(SUPPLIED ENTRIES begins)

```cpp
extern "C" int lgh_mesh_order_host(int dim, int NE, int N, int D1D, const int *h1_map, int *zorder, int *nnum, long out[8])
{
   LGH_CHECK_ARG(h1_map && zorder && nnum && out && NE > 0 && N > 0 && D1D >= 2);
   for (int i = 0; i < 8; i++) { out[i] = 0; }
   for (int e = 0; e < NE; e++) { zorder[e] = e; }
   for (int n = 0; n < N; n++) { nnum[n] = n; }
   out[1] = 1;
   if (dim != 3) { return LGH_OK; }
   const size_t nmap = (size_t)NE * D1D * D1D * D1D;
   for (size_t i = 0; i < nmap; i++) { LGH_CHECK_ARG(h1_map[i] >= 0 && h1_map[i] < N); }
   lgh::MeshOrder o;
   if (!lgh::analyse(h1_map, NE, N, D1D, o)) { return LGH_OK; }
   bool ident = true;
   for (int e = 0; e < NE; e++) { zorder[e] = o.zorder[e]; ident = ident && o.zorder[e] == e; }
   for (int n = 0; n < N; n++) { nnum[n] = o.nnum[n]; ident = ident && o.nnum[n] == n; }
   out[0] = 1;
   out[1] = ident ? 1 : 0;
   out[2] = o.components;
   for (int b = 0; b < 3; b++) { out[3 + b] = o.extent[b]; }
   return LGH_OK;
}

extern "C" int lgh_mesh_order(lgh_ctx *c, long out[8])
{
   LGH_CHECK_ARG(c && out);
   const lgh::MeshOrder *o = (const lgh::MeshOrder *)c->order;
   for (int i = 0; i < 8; i++) { out[i] = 0; }
   if (!o) { return LGH_OK; }
   out[0] = o->structured ? 1 : 0;
   out[1] = o->identity ? 1 : 0;
   out[2] = o->components;
   out[3] = o->extent[0];
   out[4] = o->extent[1];
   out[5] = o->extent[2];
   return LGH_OK;
}
```

laghos_amd/csrc/lgh_qpoint.hpp:

```cpp
#pragma once
#include "lgh_common.hpp"
#include "lgh_smallmat.hpp"

namespace lgh
{

enum { QMODE_UPDATE = 0, QMODE_SETUP = 1, QMODE_IE = 2, QMODE_KE = 3 };

struct QArgs
{
   int NE, N;
   const double *B, *G, *Bl, *W;
   const int *map;
   const double *x, *v, *e;
   const double *gamma;
   const double *rho0DetJ0w_in;
   const double *Jac0inv_in;
   const double *Jac0inv_soa;
   const double *Jac0inv_e;
   double *Jac0inv_soa_out;
   double *stressJinvT;
   double *Jac0inv_out, *rho0DetJ0w_out, *massD_out;
   const double *rho0_q;
   double *partials;
   unsigned int *ticket;
   double *result;
   double h0, h1order, cfl;
   int visc, vort;
   double *force_e;
   double *erhs_q;
   int q_swz;
   const int *zorder;
   double tiny_grad;
   int discard;
   double f1_quiet;
};

__device__ __forceinline__ double smooth_step_01(double x, double eps)
{
   const double y = (x + eps) / (2.0 * eps);
   if (y < 0.0) { return 0.0; }
   if (y > 1.0) { return 1.0; }
   return (3.0 - 2.0 * y) * y * y;
}

template <int DIM, bool VISC = true>
__device__ __forceinline__ double qpoint_body(const QArgs &a, const int e, const size_t eq,
                                              const double weight, const double *J, const double *dV,
                                              const double e_val, const size_t plane,
                                              const double *J0i, const double rho0DetJ0w, double &ftv, double *sjw,
                                              const double dt_ref, bool *dt_skipped = nullptr)
{
   constexpr int DIM2 = DIM * DIM;
   double Jinv[DIM2], stress[DIM2], sgrad_v[DIM2], stressJiT[DIM2];
   const double gamma = a.gamma[e];
   const double inv_weight = 1. / weight;
   const double detJ = sm::det<DIM>(J);
   sm::inverse<DIM>(J, detJ, Jinv);
   const double R = inv_weight * rho0DetJ0w / detJ;
   const double E = fmax(0.0, e_val);
   const double P = (gamma - 1.0) * R * E;
   const double S = sm::fsqrt(gamma * (gamma - 1.0) * E);
#pragma unroll
   for (int k = 0; k < DIM2; k++) { stress[k] = 0.0; }
#pragma unroll
// ... 732 lines not shown
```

(SUPPLIED ENTRIES ends)

- _TASK REQUIREMENTS_: Every line holding the word "components" should be copied out of the material.

- _SOLUTION FOR THIS PROBLEM_:
   out[2] = o.components;
   out[2] = o->components;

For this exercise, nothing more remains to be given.